Channel width (MHz)	Max PHY rate per spatial stream (Mbps)
20	87 (1-2 SS) or 96 (3+ SS)
40	200
80	433
160	867

*Note that even though AC is 5GHz-only, all equipment that supports AC also supports N for 2.4 GHz operation. Some chipset vendors even do nonstandard proprietary tricks to do AC-like signaling in the 2.4 GHz band, but again, that's nonstandard (e.g., Broadcom TurboQAM).

AX (also known as "Wi-Fi 6") uses either the 2.4 GHz or 5 GHz band, supports up to 8 spatial streams (but again, support for more than 3 spatial streams is rare, especially among client devices), and supports 20 and 40* MHz-wide channels in either band, plus 80 or 160 MHz-wide channels in the 5GHz band. Support for 160 MHz-wide channels is pretty common (but not guaranteed) among AX equipment. The top signaling rate per stream is as follows:

Channel width (MHz)	Max PHY rate per spatial stream (Mbps)
20	143
40	287
80	600
160	1201

*Once again, note that it's widely considered best practice to limit your 2.4 GHz band's channel width to 20 MHz to leave room for Bluetooth and other uses of the band.

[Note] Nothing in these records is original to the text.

template <typename TI, int EPIA, int SPLIT = 0>
__global__ __launch_bounds__(512) __attribute__((amdgpu_waves_per_eu(2, 2))) void gemm8_kernel(const GemmArgs p) {
  typedef typename std::conditional<(SPLIT & 3) == 2, float, TI>::type TO;
  constexpr bool WS = (SPLIT & 4) != 0;
  constexpr int EPI = epia_family(EPIA), ACTK = epia_act(EPIA);
  static_assert(SPLIT == 0 || (EPI == 1 && __is_same(TI, f16_t)), "split operands: fp16 planes, plain epilogue");
  constexpr int HALF = 128 * 128;
  constexpr int BUF = 4 * HALF;
  extern __shared__ __attribute__((aligned(16))) unsigned char smem[];

  const int pid = blockIdx.x, ntiles = p.mt * p.nt, nwg = gridDim.x;
  const int xcd = pid & 7;
  const int run0 = (xcd < (ntiles & 7) ? xcd * ((ntiles >> 3) + 1) : (ntiles & 7) * ((ntiles >> 3) + 1) + (xcd - (ntiles & 7)) * (ntiles >> 3));
  const int run_n = (ntiles >> 3) + (xcd < (ntiles & 7) ? 1 : 0);
  const int stride = (nwg >> 3) + (xcd < (nwg & 7) ? 1 : 0);
  int tl = pid >> 3;
  const bf16_t* __restrict__ A = (const bf16_t*)p.A;
  const bf16_t* __restrict__ W = (const bf16_t*)p.W;
  const int tid = threadIdx.x, lane = tid & 63;
  const int wid = __builtin_amdgcn_readfirstlane(tid >> 6);
  const int wr = wid >> 2, wc = wid & 3;

  unsigned src[4][2];
  int m0 = 0, n0 = 0;
  auto set_tile = [&](int t) {
    const int m_tile = (run0 + t) / p.nt, n_tile = (run0 + t) - m_tile * p.nt;
    m0 = m_tile * 256; n0 = n_tile * 256;
    int ln = lane;
    asm volatile("" : "+v"(ln));
#pragma unroll
    for (int i = 0; i < 2; ++i) {
      const int row = (i * 8 + wid) * 8 + (ln >> 3), phys = ln & 7;
      const int c = phys ^ ((row >> 1) & 7);
#pragma unroll
      for (int h = 0; h < 2; ++h) {
        src[h][i] = (unsigned)((a_row_offset(p, min(m0 + h * 128 + row, p.M - 1)) + c * 8) * 2);
        src[2 + h][i] = (unsigned)(((long)min(n0 + h * 128 + row, p.N - 1) * p.ldw + c * 8) * 2);
      }
    }
  };
  const unsigned dma_base = wid * 1024;
  auto stage = [&](int which, int kt, unsigned bufoff) {
#pragma unroll
    for (int i = 0; i < 2; ++i)
      __builtin_amdgcn_global_load_lds((gbl_void_t*)((const char*)(which < 2 ? A : W) + (size_t)(src[which][i] + (unsigned)kt * 128u)),
                                       (lds_void_t*)(smem + (dma_base + bufoff + which * HALF + i * 8192)), 16, 0, 0);
  };

  const int fr = lane & 15, fq = lane >> 4;
  const int sw = (fr >> 1) & 7;
  const unsigned ch0 = (fq ^ sw) << 4;
  unsigned xa0 = (wr * 64 + fr) * 128 + ch0, xa1 = xa0 ^ 64;
  unsigned wa0 = 2 * HALF + (wc * 32 + fr) * 128 + ch0, wa1 = wa0 ^ 64;

  f32x4 acc[2][2][2][4];
  u32x4 fx[2][4], fw0[2][2], fw1[2][2];
  u32x4 fs0[2], fs1[2];
  auto scale_w = [&](const u32x4 (&fw)[2][2], u32x4 (&fs)[2]) {
#pragma unroll
    for (int i = 0; i < 2; ++i) {
      f16x8 h = __builtin_bit_cast(f16x8, fw[0][i]);
      h = h * (f16_t)MSMD_SPLIT_SCALE;
      fs[i] = __builtin_bit_cast(u32x4, h);
    }
  };

  auto read_x = [&](int h) {
#pragma unroll
    for (int j = 0; j < 4; ++j) {
      fx[0][j] = *(const u32x4*)(smem + xa0 + h * HALF + j * 2048);
      fx[1][j] = *(const u32x4*)(smem + xa1 + h * HALF + j * 2048);
    }
  };
  auto read_w = [&](int g, u32x4 (&fw)[2][2]) {
#pragma unroll
    for (int i = 0; i < 2; ++i) {
      fw[0][i] = *(const u32x4*)(smem + wa0 + g * HALF + i * 2048);
      fw[1][i] = *(const u32x4*)(smem + wa1 + g * HALF + i * 2048);
    }
  };
  auto quadrant = [&](f32x4 (&a)[2][4], const u32x4 (&fw)[2][2], const u32x4 (&fs)[2]) {
    __builtin_amdgcn_s_setprio(1);
    if constexpr (SPLIT == 0) {
#pragma unroll
      for (int ks = 0; ks < 2; ++ks)
#pragma unroll
        for (int i = 0; i < 2; ++i)
#pragma unroll
          for (int j = 0; j < 4; ++j) Mfma<TI>::run(fw[ks][i], fx[ks][j], a[i][j]);
    } else if constexpr (WS) {
#pragma unroll
      for (int i = 0; i < 2; ++i)
#pragma unroll
        for (int j = 0; j < 4; ++j) Mfma<TI>::run(fw[0][i], fx[1][j], a[i][j]);
#pragma unroll
      for (int i = 0; i < 2; ++i)
#pragma unroll
        for (int j = 0; j < 4; ++j) Mfma<TI>::run(fw[1][i], fx[0][j], a[i][j]);
#pragma unroll
      for (int i = 0; i < 2; ++i)
#pragma unroll
        for (int j = 0; j < 4; ++j) Mfma<TI>::run(fs[i], fx[0][j], a[i][j]);
    } else {
      f32x4 t[2][4];
#pragma unroll
      for (int i = 0; i < 2; ++i)
#pragma unroll
        for (int j = 0; j < 4; ++j) { t[i][j] = f32x4{0.f, 0.f, 0.f, 0.f}; Mfma<TI>::run(fw[0][i], fx[1][j], t[i][j]); }
#pragma unroll
      for (int i = 0; i < 2; ++i)
#pragma unroll
        for (int j = 0; j < 4; ++j) Mfma<TI>::run(fw[1][i], fx[0][j], t[i][j]);
#pragma unroll
      for (int i = 0; i < 2; ++i)
#pragma unroll
        for (int j = 0; j < 4; ++j) {
#pragma unroll
          for (int e = 0; e < 4; ++e) a[i][j][e] = fmaf(t[i][j][e], MSMD_SPLIT_INV, a[i][j][e]);
          Mfma<TI>::run(fw[0][i], fx[0][j], a[i][j]);
        }
      __builtin_amdgcn_sched_group_barrier(0x008, 11, 0);
#pragma unroll
      for (int q = 0; q < 8; ++q) {
        __builtin_amdgcn_sched_group_barrier(0x002, 4, 0);
        __builtin_amdgcn_sched_group_barrier(0x008, 1, 0);
      }
      __builtin_amdgcn_sched_group_barrier(0x008, 5, 0);
    }
    __builtin_amdgcn_s_setprio(0);
  };
#define G8_BAR()                        \
  do {                                  \
    __builtin_amdgcn_sched_barrier(0);  \
    __builtin_amdgcn_s_barrier();       \
    __builtin_amdgcn_sched_barrier(0);  \
  } while (0)
#define G8_EBAR()                                      \
  do {                                                 \
    asm volatile("s_waitcnt lgkmcnt(0)" ::: "memory"); \
    __builtin_amdgcn_s_barrier();                      \
  } while (0)

  const float* ln_stats = EPI == 2 ? p.a_stats : p.r_stats;
  const int ln_nt = EPI == 2 ? p.a_nt : p.r_nt;
  auto ln_request = [&]() {
    if constexpr (EPI >= 2) {
      if (ln_stats) {
        int ll = lane;
        asm volatile("" : "+v"(ll));
        const int m = min(m0 + ((ll >> 2) & 3) * 64 + wid * 8 + (ll & 3) * 2, p.M - 2);
#pragma unroll
        for (int q = 0; q < 4; ++q) {
          if (4 * q < ln_nt) {
            const int t = min(4 * q + (ll >> 4), ln_nt - 1);
            __builtin_amdgcn_global_load_lds((gbl_void_t*)(ln_stats + ((long)t * p.M + m) * 2),
                                             (lds_void_t*)(smem + (2 * BUF + wid * 4096 + q * 1024)), 16, 0, 0);
          }
        }
      }
    }
  };

  const int nk = p.K / (SPLIT ? 32 : 64);
  typedef typename Vec4T<TO>::type V4;
  const bool has_r = p.R != nullptr;
  const bool wt = p.flags & GF_WRITE_THROUGH;

  set_tile(tl);
  ln_request();
  stage(2, 0, 0); stage(0, 0, 0); stage(3, 0, 0); stage(1, 0, 0);
  stage(2, 1, BUF); stage(0, 1, BUF); stage(3, 1, BUF);
  asm volatile("s_waitcnt vmcnt(6)" ::: "memory");
  __builtin_amdgcn_s_barrier();

  while (true) {
    if (wr == 1) __builtin_amdgcn_s_barrier();
#pragma unroll
    for (int h = 0; h < 2; ++h)
#pragma unroll
      for (int g = 0; g < 2; ++g)
#pragma unroll
        for (int i = 0; i < 2; ++i)
#pragma unroll
          for (int j = 0; j < 4; ++j) acc[h][g][i][j] = f32x4{0.f, 0.f, 0.f, 0.f};
    unsigned cur = 0;
    auto ktile = [&](int t, auto MODE_) {
      constexpr int MODE = decltype(MODE_)::value;
      read_w(0, fw0);
      __builtin_amdgcn_sched_barrier(0);
      read_x(0);
      if (MODE <= 1) stage(1, t + 1, cur ^ BUF);
      asm volatile("s_waitcnt lgkmcnt(8)" ::: "memory");
      if constexpr (WS) scale_w(fw0, fs0);
      G8_BAR();
      quadrant(acc[0][0], fw0, fs0);
      G8_BAR();
      read_w(1, fw1);
      if (MODE == 0) stage(2, t + 2, cur);
      if constexpr (WS) {
        asm volatile("s_waitcnt lgkmcnt(0)" ::: "memory");
        scale_w(fw1, fs1);
      }
      G8_BAR();
      quadrant(acc[0][1], fw1, fs1);
      G8_BAR();
      read_x(1);
      if (MODE == 0) stage(0, t + 2, cur);
      G8_BAR();
      quadrant(acc[1][1], fw1, fs1);
      G8_BAR();
      if (MODE == 0) stage(3, t + 2, cur);
      if (MODE == 0) asm volatile("s_waitcnt vmcnt(6)" ::: "memory");
      if (MODE == 1) asm volatile("s_waitcnt vmcnt(0)" ::: "memory");
      G8_BAR();
      quadrant(acc[1][0], fw0, fs0);
      G8_BAR();
      cur ^= BUF; xa0 ^= BUF; xa1 ^= BUF; wa0 ^= BUF; wa1 ^= BUF;
    };
    for (int t = 0; t < nk - 2; ++t) ktile(t, std::integral_constant<int, 0>{});
    ktile(nk - 2, std::integral_constant<int, 1>{});
    ktile(nk - 1, std::integral_constant<int, 2>{});
    if (wr == 0) __builtin_amdgcn_s_barrier();
    if (nk & 1) { xa0 ^= BUF; xa1 ^= BUF; wa0 ^= BUF; wa1 ^= BUF; }

    const int em0 = m0, en0 = n0;
    int el = lane;
    asm volatile("" : "+v"(el));
    const int efr = el & 15, efq = el >> 4;
    const int ncol = en0 + el * 4;
    f32x4 cbias = f32x4{0.f, 0.f, 0.f, 0.f}, cx = f32x4{1.f, 1.f, 1.f, 1.f}, cy = f32x4{0.f, 0.f, 0.f, 0.f};
    if (p.bias) cbias = *(const f32x4*)(p.bias + ncol);
    if constexpr (EPI == 2) cx = *(const f32x4*)(p.w_colsum + ncol);
    if constexpr (EPI == 3) {
      if (p.r_stats) { cx = *(const f32x4*)(p.r_gamma + ncol); cy = *(const f32x4*)(p.r_beta + ncol); }
    }
    float mu_l = 0.f, rs_l = 1.f;
    if constexpr (EPI >= 2) {
      if (ln_stats) {
        const int r32 = el & 31;
        const unsigned base = 2 * BUF + wid * 4096 + (((r32 >> 3) * 4 + ((r32 & 7) >> 1)) << 4) + ((r32 & 1) << 3);
        float Sf[4], Qf[4];
#pragma unroll
        for (int f = 0; f < 4; ++f) {
          f32x2 w[4];
#pragma unroll
          for (int q = 0; q < 4; ++q) {
            const int t = f + 4 * q;
            w[q] = *(const f32x2*)(smem + base + (t >> 2) * 1024 + ((t & 3) << 8));
            if (t >= ln_nt) w[q] = f32x2{0.f, 0.f};
          }
          Sf[f] = (w[0][0] + w[1][0]) + (w[2][0] + w[3][0]);
          Qf[f] = (w[0][1] + w[1][1]) + (w[2][1] + w[3][1]);
        }
        if (ln_nt > 16) {
          const f32x2* rp = (const f32x2*)ln_stats + min(em0 + (r32 >> 3) * 64 + wid * 8 + (r32 & 7), p.M - 1);
#pragma unroll
          for (int f = 0; f < 4; ++f)
            for (int t = 16 + f; t < ln_nt; t += 4) { const f32x2 w = rp[(long)t * p.M]; Sf[f] += w[0]; Qf[f] += w[1]; }
        }
        const float S = (Sf[0] + Sf[1]) + (Sf[2] + Sf[3]), Q = (Qf[0] + Qf[1]) + (Qf[2] + Qf[3]);
        const float inv_cols = 1.0f / (float)(EPI == 2 ? p.K : p.N);
        mu_l = S * inv_cols;
        rs_l = rsqrtf(fmaxf(Q * inv_cols - mu_l * mu_l, 0.f) + p.ln_eps);
        asm volatile("s_waitcnt lgkmcnt(0)" ::: "memory");
      }
    }
    tl += stride;
    const bool more = tl < run_n;
    if (more) {
      set_tile(tl);
      stage(2, 0, 0); stage(0, 0, 0); stage(3, 0, 0); stage(1, 0, 0);
      ln_request();
    }
    auto write_block = [&](const f32x4 (&q0)[2][4], const f32x4 (&q1)[2][4]) {
#pragma unroll
      for (int g = 0; g < 2; ++g)
#pragma unroll
        for (int i = 0; i < 2; ++i)
#pragma unroll
          for (int j = 0; j < 4; ++j) {
            const int row = j * 16 + efr, c = g * 32 + wc * 8 + i * 4 + efq;
            *(f32x4*)(smem + BUF + row * 1024 + ((c ^ efr) << 4)) = g == 0 ? q0[i][j] : q1[i][j];
          }
    };
    auto finish_block = [&](int ps) {
      if constexpr ((SPLIT & 3) == 2) {
        f32x4 rr[8];
        if (has_r) {
#pragma unroll
          for (int it = 0; it < 8; ++it) {
            const int m = min(em0 + ps * 64 + wid * 8 + it, p.M - 1);
            rr[it] = *(const f32x4*)((const float*)p.R + (long)m * p.ldr + ncol);
          }
        }
#pragma unroll
        for (int it = 0; it < 8; ++it) {
          const int row = wid * 8 + it, m = em0 + ps * 64 + row;
          const f32x4 a = *(const f32x4*)(smem + BUF + row * 1024 + ((el ^ (row & 15)) << 4));
          f32x4 o;
#pragma unroll
          for (int e = 0; e < 4; ++e) {
            o[e] = act_out_c<float, ACTK>(WS ? fmaf(a[e], MSMD_SPLIT_INV, cbias[e]) : a[e] + cbias[e], p.act);
            if (has_r) o[e] += rr[it][e];
          }
          if (m < p.M) {
            if (wt) store16_wt((float*)p.C + (long)m * p.ldc + ncol, __builtin_bit_cast(u32x4, o));
            else *(f32x4*)((float*)p.C + (long)m * p.ldc + ncol) = o;
          }
        }
      } else if constexpr ((SPLIT & 3) == 1) {
        const bool odd = el & 1;
        const long coff = 2L * en0 + ((el >> 3) << 6) + (((el >> 1) & 3) << 3) + (odd ? 32 : 0);
        auto swap1 = [](unsigned x) { return (unsigned)__builtin_amdgcn_mov_dpp((int)x, 0xB1, 0xF, 0xF, false); };
        u32x4 rr[8];
        if (has_r) {
#pragma unroll
          for (int it = 0; it < 8; ++it) {
            const int m = min(em0 + ps * 64 + wid * 8 + it, p.M - 1);
            rr[it] = *(const u32x4*)((const f16_t*)p.R + (long)m * 2 * p.ldr + coff);
          }
        }
#pragma unroll
        for (int it = 0; it < 8; ++it) {
          const int row = wid * 8 + it, m = em0 + ps * 64 + row;
          const f32x4 a = *(const f32x4*)(smem + BUF + row * 1024 + ((el ^ (row & 15)) << 4));
          float v[4];
#pragma unroll
          for (int e = 0; e < 4; ++e) v[e] = act_split<ACTK>(WS ? fmaf(a[e], MSMD_SPLIT_INV, cbias[e]) : a[e] + cbias[e], p.act);
          if (has_r) {
            const unsigned g0 = swap1(odd ? rr[it][0] : rr[it][2]), g1 = swap1(odd ? rr[it][1] : rr[it][3]);
            const f16x2 h01 = __builtin_bit_cast(f16x2, odd ? g0 : rr[it][0]), h23 = __builtin_bit_cast(f16x2, odd ? g1 : rr[it][1]);
            const f16x2 l01 = __builtin_bit_cast(f16x2, odd ? rr[it][2] : g0), l23 = __builtin_bit_cast(f16x2, odd ? rr[it][3] : g1);
            v[0] += unsplit_f16x2(h01[0], l01[0]); v[1] += unsplit_f16x2(h01[1], l01[1]);
            v[2] += unsplit_f16x2(h23[0], l23[0]); v[3] += unsplit_f16x2(h23[1], l23[1]);
          }
          f16_t h[4], l[4];
#pragma unroll
          for (int e = 0; e < 4; ++e) split_f16x2(v[e], h[e], l[e]);
          const unsigned hp0 = __builtin_bit_cast(unsigned, f16x2{h[0], h[1]}), hp1 = __builtin_bit_cast(unsigned, f16x2{h[2], h[3]});
          const unsigned lp0 = __builtin_bit_cast(unsigned, f16x2{l[0], l[1]}), lp1 = __builtin_bit_cast(unsigned, f16x2{l[2], l[3]});
          const unsigned g0 = swap1(odd ? hp0 : lp0), g1 = swap1(odd ? hp1 : lp1);
          const u32x4 o = odd ? u32x4{g0, g1, lp0, lp1} : u32x4{hp0, hp1, g0, g1};
          if (m < p.M) {
            if (wt) store16_wt((f16_t*)p.C + (long)m * 2 * p.ldc + coff, o);
            else *(u32x4*)((f16_t*)p.C + (long)m * 2 * p.ldc + coff) = o;
          }
        }
      } else {
      V4 rr[8];
      if (EPI != 2 && has_r) {
#pragma unroll
        for (int it = 0; it < 8; ++it) {
          const int m = min(em0 + ps * 64 + wid * 8 + it, p.M - 1);
          rr[it] = *(const V4*)((const TO*)p.R + (long)m * p.ldr + ncol);
        }
      }
#pragma unroll
      for (int it = 0; it < 8; ++it) {
        const int row = wid * 8 + it, m = em0 + ps * 64 + row;
        const f32x4 a = *(const f32x4*)(smem + BUF + row * 1024 + ((el ^ (row & 15)) << 4));
        float mu = 0.f, rs = 1.f;
        if constexpr (EPI >= 2) {
          mu = __int_as_float(__builtin_amdgcn_readlane(__float_as_int(mu_l), ps * 8 + it));
          rs = __int_as_float(__builtin_amdgcn_readlane(__float_as_int(rs_l), ps * 8 + it));
        }
        float v[4];
#pragma unroll
        for (int e = 0; e < 4; ++e) {
          float x = a[e];
          if constexpr (EPI == 2) x = rs * (x - mu * cx[e]);
          v[e] = act_out_c<TO, ACTK>(x + cbias[e], p.act);
          if constexpr (EPI == 3) v[e] += fmaf(((float)rr[it][e] - mu) * rs, cx[e], cy[e]);
          else if (has_r) v[e] += (float)rr[it][e];
        }
        const V4 o = pack4<TO>(v[0], v[1], v[2], v[3]);
        if (m < p.M) {
          if (wt) store8_wt((TO*)p.C + (long)m * p.ldc + ncol, __builtin_bit_cast(u32x2, o));
          else *(V4*)((TO*)p.C + (long)m * p.ldc + ncol) = o;
        }
        if constexpr (EPI == 3) {
          if (p.stats_out) {
            float S = 0.f, Q = 0.f;
#pragma unroll
            for (int e = 0; e < 4; ++e) { const float w = (float)o[e]; S += w; Q = fmaf(w, w, Q); }
#pragma unroll
            for (int d : {4, 8, 1, 2}) { S += __shfl_xor(S, d, 64); Q += __shfl_xor(Q, d, 64); }
            if ((el & 15) == 0 && m < p.M) *(f32x2*)(p.stats_out + ((long)((en0 >> 6) + (el >> 4)) * p.M + m) * 2) = f32x2{S, Q};
          }
        }
      }
      }
    };
    if (wr == 0) write_block(acc[0][0], acc[0][1]);
    G8_EBAR();
    finish_block(0);
    G8_EBAR();
    if (wr == 1) write_block(acc[0][0], acc[0][1]);
    G8_EBAR();
    finish_block(1);
    G8_EBAR();
    if (wr == 0) write_block(acc[1][0], acc[1][1]);
    G8_EBAR();
    finish_block(2);
    G8_EBAR();
    if (wr == 1) write_block(acc[1][0], acc[1][1]);
    G8_EBAR();
    finish_block(3);
    if (!more) break;
    G8_EBAR();
    set_tile(tl);
    stage(2, 1, BUF); stage(0, 1, BUF); stage(3, 1, BUF);
    asm volatile("s_waitcnt vmcnt(6)" ::: "memory");
    __builtin_amdgcn_s_barrier();
  }
#undef G8_BAR
#undef G8_EBAR
}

Setting Realistic Expectations

Achieving optimal Wi-Fi speeds involves considering various factors, including signal interference, router placement, and frequency bands. While both mesh networks and extenders have advantages, mesh networks generally provide better coverage and seamless connectivity. Additionally, understanding the speed differences between wired and Wi-Fi connections for fiber internet speeds can help you make informed decisions to meet your needs.